Would anyone be able to help me with what I would call an "elevator pitch". Basically a short paragraph(s) summary on what was missed, implications, and what could be measured potentially in the future? Very very preliminary I am trying to put out feelers to see if there is interest and I think this would help a lot. It doesn't have to be perfect at all.

AI summary:
The buspirone challenge reliably distinguishes ME/CFS patients through abnormal prolactin spikes, but past research overlooked that this response is likely driven by buspirone’s occupancy of Dopamine D2 receptors rather than just serotonin. Future diagnostics must pivot to measuring upstream D2 receptor dysfunction and the resulting dopamine-prolactin feedback loops that may drive systemic immune crashes. This specific neuroendocrine pathway provides a highly actionable target for the DecodeME study: by cross-referencing this dopamine-prolactin hypothesis with DecodeME's massive GWAS dataset, researchers can hunt for specific genetic variants (SNPs) linked to D2 receptor function or neuroendocrine signaling, bridging the gap between a proven physiological anomaly and its root genetic causes to accelerate the discovery of targeted biomarkers and treatments.

 

[Jonathan Edwards]

Would anyone be able to help me with what I would call an "elevator pitch".

I would be happy to contribute but am trying to get my head around another project or two at present. I will try to keep this in mind.

 

[ChronicallyOverIt]

I would be happy to contribute but am trying to get my head around another project or two at present. I will try to keep this in mind.

I don’t think right now this is super time sensitive, so focus on those, I’m working on making connections. I can reach out again if it does become time sensitive. It’s more in the case I make the right connection I want to be able to clearly summarize why this is valuable. Just trying to get my ducks in a row.

 

[Utsikt]

From a layman so take it for what it’s worth:

The buspirone challenge reliably distinguishes ME/CFS patients through abnormal prolactin spikes, but past research overlooked that this response is likely driven by buspirone’s occupancy of Dopamine D2 receptors rather than just serotonin.

Are the findings robust enough to say «reliably»?

Future diagnostics must pivot to measuring upstream D2 receptor dysfunction and the resulting dopamine-prolactin feedback loops that may drive systemic immune crashes.

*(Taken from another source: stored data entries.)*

#define QDEC_ROW 72u
__device__ __forceinline__ void qdec_store(u16* row, u32 s, u32 cum) {
    if (s) row[8 + s - 1] = (u16)cum;
    if ((s & 7u) == 0) row[s >> 3] = (u16)cum;
    if (s == 63) row[8 + 63] = 0;
}
__global__ __launch_bounds__(256) void k_qlt_frozen_rows(const u32* __restrict__ rows66, u32 q_rows, u32* __restrict__ qrows, u16* __restrict__ qdec) {
    const u32 lane = threadIdx.x & 63;
    const u32 ctx = blockIdx.x * 4 + (threadIdx.x >> 6);
    if (ctx >= q_rows) return;
    const u32* r = rows66 + (size_t)ctx * 66;
    const u32 slot = r[lane], iend = r[65];
    if (iend == 0) {
        qrows[(size_t)ctx * 64 + lane] = (lane << 10) | (1024u << 16);
// ... 904 lines not shown
            const u32 rec = s0 + sub;
            uint4 e = tab[rec & 63u];
            if (rec >= n) e.w = 0;
            const u32 last = gp_step_last(s0, n, per);
            const u32 rec_end = done + rl(inc, last), last_len = rl(len, last);
            u32 q0 = 0;
            do {
                const u32 off = q0 + piece;
                if (off < e.w) {
                    const uint4 w = load16(buf, nbytes, ((u64)e.y << 32 | e.x) + off);
                    const uint4 vm = gp_valid4(e.w - off);
                    u32 o0, o1, o2, o3, i0, i1, i2, i3;
                    const u32 f0 = gp_fold(gp_codes(w.x, vm.x, o0, i0)), f1 = gp_fold(gp_codes(w.y, vm.y, o1, i1));
                    const u32 f2 = gp_fold(gp_codes(w.z, vm.z, o2, i2)), f3 = gp_fold(gp_codes(w.w, vm.w, o3, i3));
                    illegal |= i0 | i1 | i2 | i3;
                    u32 p01 = __builtin_amdgcn_perm(f1, f0, 0x06020400u), p23 = __builtin_amdgcn_perm(f3, f2, 0x06020400u);
                    p01 |= p01 >> 12; p23 |= p23 >> 12;
                    const u32 code = __builtin_amdgcn_perm(p23, p01, 0x05040100u);
                    if (a.exc_flag && (o0 | o1 | o2 | o3)) a.exc_flag[cp.r0 + k0 + rec] = 1;
                    const GpPlace g = gp_place(e.z + off, code);
                    __hip_atomic_fetch_or(&ring[gp_ring_slot(g.d)], g.lo, __ATOMIC_RELAXED, __HIP_MEMORY_SCOPE_WAVEFRONT);
                    __hip_atomic_fetch_or(&ring[gp_ring_slot(g.d + 1u)], g.hi, __ATOMIC_RELAXED, __HIP_MEMORY_SCOPE_WAVEFRONT);
                }
                const u32 next = gp_turn_end(rec_end, last_len, q0);
                gp_wave_fence();
                if (gp_row_ready(row, next)) {
                    const u32 t = row + lane, slot = gp_ring_slot(t);
                    const u32 v = ring[slot];
                    ring[slot] = 0;
                    if (4u * t < cap) out[t] = v;
                    row += GP_ROW;
                }
                gp_wave_fence();
                q0 += 1024u;
            } while (q0 < last_len);
        }
        done += rl(inc, 63u);
    }
    {
        const u32 t = row + lane;
        if (lane < gp_tail_dwords(row, done) && 4u * t < cap) out[t] = ring[gp_ring_slot(t)];
    }
    if (lane == 0) {
        const u32 n = (done + 3u) >> 2;
        a.csz[c] = n;
        if (n > cap) atomicMax(&a.m.blocks[cp.b].status, (u32)(-SFQ_E_OVERFLOW));
    }
    if (__any(illegal != 0u) && lane == 0) atomicMax(&a.m.blocks[cp.b].status, (u32)(-SFQ_E_GENCHAR));
}
void launch_gen_encode_c(const ChainArgs& a, hipStream_t st, u32 c0, u32 c1, bool flat) {
    constexpr int T = 256;
    if (!c1 || c1 > a.geo.nchains) c1 = a.geo.nchains;
    if (c1 <= c0) return;
    if (a.flat_raw) { hipLaunchKernelGGL(k_gen_pack_raw, dim3((c1 - c0 + 3) / 4), dim3(256), 0, st, a, c0, c1); return; }
    const dim3 grid((c1 - c0 + T - 1) / T);
    if (flat) hipLaunchKernelGGL((k_gen_encode_c<T, true>), grid, dim3(T), 0, st, a, c0, c1);
    else hipLaunchKernelGGL((k_gen_encode_c<T, false>), grid, dim3(T), 0, st, a, c0, c1);
}
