### cherryml_amd/csrc/create_host.hip.h

```cpp
#pragma once
__global__ void prep_counts(int S, int B, const double *C, double *n, double *inv_n, double *ones,
                            double *dirsum) {
  extern __shared__ double sm[];
  const int l = blockIdx.x;
  const double *Cl = C + (size_t)l * B * S * S;
  for (int e = threadIdx.x; e < S * S; e += blockDim.x) {
    double acc = 0.0;
    for (int b = 0; b < B; ++b) acc += Cl[(size_t)b * S * S + e];
    sm[e] = acc;
  }
  __syncthreads();
  for (int k = threadIdx.x; k < S; k += blockDim.x) {
    double cs = 0.0, rs = 0.0;
    for (int i = 0; i < S; ++i) {
      cs += sm[i * S + k];
      rs += sm[k * S + i];
    }
    dirsum[(size_t)l * S + k] = cs - rs;
  }
  if (threadIdx.x == 0) {
    double tot = 0.0;
    for (int e = 0; e < S * S; ++e) tot += sm[e];
    n[l] = tot;
    inv_n[l] = 1.0 / tot;
// ... 253 lines not shown
      (void)hipMemsetAsync(flag, 0, sizeof(int), h->stream);
      hipLaunchKernelGGL(small_sym_check, dim3((unsigned)nmat), dim3(256), 0, h->stream, S, Cdev, flag);
      int hf = 1;
      if (hipMemcpyAsync(&hf, flag, sizeof hf, hipMemcpyDeviceToHost, h->stream) == hipSuccess &&
          hipStreamSynchronize(h->stream) == hipSuccess)
        h->sym_counts = hf == 0 && !cb_test_hook("CB_NO_SYM");
      (void)hipMemsetAsync(flag, 0, sizeof(int), h->stream);
    }
  } else {
    const size_t LL = (size_t)h->LD * h->LD;
    const int tiles = ((h->LD + LG_TM - 1) / LG_TM) * ((h->LD + LG_TN - 1) / LG_TN);
    h->k3_chunk = 4;
    h->k3_nchunks = (B + h->k3_chunk - 1) / h->k3_chunk;
    double *tot = nullptr;
    const bool f32 = h->dtype == CB_F32, mixed = h->dtype == CB_MIXED, narrow = f32 || mixed;
    const size_t per_bucket = (expm_only || narrow) ? 0 : (size_t)Bl * LL;
    const size_t per_bucket32 = narrow ? (size_t)Bl * LL : 0;
    bool ok = dev_alloc(h, &h->Ct, mixed ? (size_t)Bl * LL : per_bucket) == CB_OK && dev_alloc(h, &tot, SS) == CB_OK &&
              dev_alloc(h, &h->Ct32, f32 ? per_bucket32 : 0) == CB_OK && dev_alloc(h, &h->Gt32, per_bucket32) == CB_OK &&
              dev_alloc(h, &h->T32, per_bucket32) == CB_OK && dev_alloc(h, &h->Uf, narrow ? LL : 0) == CB_OK &&
              dev_alloc(h, &h->Utf, narrow ? LL : 0) == CB_OK && dev_alloc(h, &h->Af, narrow ? LL : 0) == CB_OK &&
              dev_alloc(h, &h->Ff, narrow ? (size_t)B * h->LD : 0) == CB_OK &&
              dev_alloc(h, &h->A, LL) == CB_OK && dev_alloc(h, &h->dsq, h->LD) == CB_OK &&
              dev_alloc(h, &h->Gc, LL) == CB_OK && dev_alloc(h, &h->Vc, LL) == CB_OK &&
              dev_alloc(h, &h->Gc2, LL) == CB_OK && dev_alloc(h, &h->gx, 12 * LL + (size_t)h->LD + 16 + 3 * 256 + 8) == CB_OK &&
              dev_alloc(h, &h->U, LL) == CB_OK && dev_alloc(h, &h->lam, h->LD) == CB_OK &&
              dev_alloc(h, &h->sigma, 8) == CB_OK && dev_alloc(h, &h->off_bits, 64) == CB_OK &&
              dev_alloc(h, &h->F, (size_t)B * h->LD) == CB_OK &&
              dev_alloc(h, &h->E, (size_t)B * h->LD) == CB_OK &&
              dev_alloc(h, &h->H, (size_t)B * h->LD) == CB_OK &&
              dev_alloc(h, &h->Gt, per_bucket) == CB_OK &&
              dev_alloc(h, &h->T, per_bucket) == CB_OK &&
              dev_alloc(h, &h->Mt, LL) == CB_OK && dev_alloc(h, &h->X, LL) == CB_OK &&
              dev_alloc(h, &h->loss_part, (size_t)B * tiles) == CB_OK &&
              dev_alloc(h, &h->Yk, expm_only ? 0 : (1 + CB_PHI_TERMS) * LL) == CB_OK &&
              dev_alloc(h, &h->Lk, expm_only ? 0 : (1 + CB_PHI_TERMS) * LL) == CB_OK;
    if (ok && !expm_only && !f32)
      for (int k = 0; k < 2 && ok; ++k)
        ok = dev_alloc(h, &h->tb_Ls[k], (size_t)Bl * CB_TB_RS_MAX) == CB_OK && dev_alloc(h, &h->tb_Lg[k], (size_t)Bl * CB_TB_RG_MAX) == CB_OK &&
             dev_alloc(h, &h->tb_tf[k], Bl) == CB_OK && dev_alloc(h, &h->tb_tg[k], Bl) == CB_OK;
    if (!ok) {
      free_tmp();
      return cleanup(CB_ENOMEM);
    }
    {
      void *q = nullptr;
      if (hipHostMalloc(&q, 8 * sizeof(unsigned long long), hipHostMallocCoherent | hipHostMallocMapped) == hipSuccess) {
        h->poll = (unsigned long long *)q;
        memset(q, 0, 8 * sizeof(unsigned long long));
      } else {
        (void)hipGetLastError();
      }
    }
    if (!expm_only) {
      int dev = 0, cus = 0;
      if (hipGetDevice(&dev) != hipSuccess || hipDeviceGetAttribute(&cus, hipDeviceAttributeMultiprocessorCount, dev) != hipSuccess)
        cus = 256;
      h->bank_slots = 4 * std::max(cus, 1);
      h->bank_claims = (h->bank_slots + LG_NQ - 1) / LG_NQ;
      if (dev_alloc(h, &h->bank_queue, (size_t)LG_NQ + 2 * (size_t)B + (size_t)LG_NQ * h->bank_claims) != CB_OK ||
          dev_alloc(h, &h->bank_args, sizeof(K123Args<double, double>)) != CB_OK) {
        free_tmp();
        return cleanup(CB_ENOMEM);
      }
    }
    if (!expm_only) {
    hipLaunchKernelGGL(prep_counts_large_tot, dim3((unsigned)((SS + 255) / 256)), dim3(256), 0,
                       h->stream, S, B, Cdev, tot);
    hipLaunchKernelGGL(prep_counts_large_fin, dim3(1), dim3(256), 0, h->stream, S, tot, h->n_dev,
                       h->inv_n, h->ones, h->dirsum);
    const int nt32 = (h->LD + 31) / 32;
    if (f32) hipLaunchKernelGGL(lg_transpose_pad<float>, dim3(nt32, nt32, Bl), dim3(32, 8), 0, h->stream, S, h->LD,
                                Cdev, h->Ct32, src_idx);
    else hipLaunchKernelGGL(lg_transpose_pad<double>, dim3(nt32, nt32, Bl), dim3(32, 8), 0, h->stream, S, h->LD,
                            Cdev, h->Ct, src_idx);
    {
      int *flag = reinterpret_cast<int *>(h->status);
      (void)hipMemsetAsync(flag, 0, sizeof(int), h->stream);
      if (f32) hipLaunchKernelGGL(lg_sym_check<float>, dim3(nt32, nt32, Bl), dim3(32, 32), 0, h->stream, h->LD, h->Ct32, flag);
      else hipLaunchKernelGGL(lg_sym_check<double>, dim3(nt32, nt32, Bl), dim3(32, 32), 0, h->stream, h->LD, h->Ct, flag);
      int hf = 1;
      if (hipMemcpyAsync(&hf, flag, sizeof hf, hipMemcpyDeviceToHost, h->stream) == hipSuccess &&
          hipStreamSynchronize(h->stream) == hipSuccess)
        h->sym_counts = hf == 0 && !cb_test_hook("CB_NO_SYM");
    }
    }
  }
  h->n_host.resize(L);
  hipError_t e = hipMemcpyAsync(h->n_host.data(), h->n_dev, L * sizeof(double), hipMemcpyDeviceToHost,
                                h->stream);
  if (e == hipSuccess) e = hipStreamSynchronize(h->stream);
  if (Ctmp) (void)hipFree(Ctmp);
  if (e != hipSuccess) return cleanup(fail(CB_EHIP, "cb_create: upload failed: %s", hipGetErrorString(e)));
  e = hipGetLastError();
  if (e != hipSuccess) return cleanup(fail(CB_EHIP, "cb_create: kernel failed: %s", hipGetErrorString(e)));
  for (int l = 0; l < L; ++l)
    if (!(h->n_host[l] > 0.0) || !std::isfinite(h->n_host[l]))
      return cleanup(fail(CB_ENUMERIC, "cb_create: site %d has total count %g", l, h->n_host[l]));
  *out = h;
  return CB_OK;
#undef TRY_ALLOC
#undef TRY_HIP
}
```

What are «future diagnostics»?

Why «must» they do it? Would it be better to say that it’s promising or that more research is warranted?

What are «systemic immune crashes»?

This specific neuroendocrine pathway provides a highly actionable target for the DecodeME study: by cross-referencing this dopamine-prolactin hypothesis with DecodeME's massive GWAS dataset, researchers can hunt for specific genetic variants (SNPs) linked to D2 receptor function or neuroendocrine signaling, bridging the gap between a proven physiological anomaly and its root genetic causes to accelerate the discovery of targeted biomarkers and treatments.

Maybe add «and upcoming WGS (SequenceME)» after the mention of DecodeME?

Is it «proven»?

For once I think «biomarker» might be warranted, but perhaps «accelerate the discovery of actionable pathological abnormalities, ultimately leading to much needed treatments» is better?

If you’re planning on cold approaches to outsiders to ME/CFS, you might also need a short intro like:
ME/CFS is a highly disabling and often lifelong syndrome affecting about one in every two hundred people. There are no available treatments and no reliable understanding of the pathology.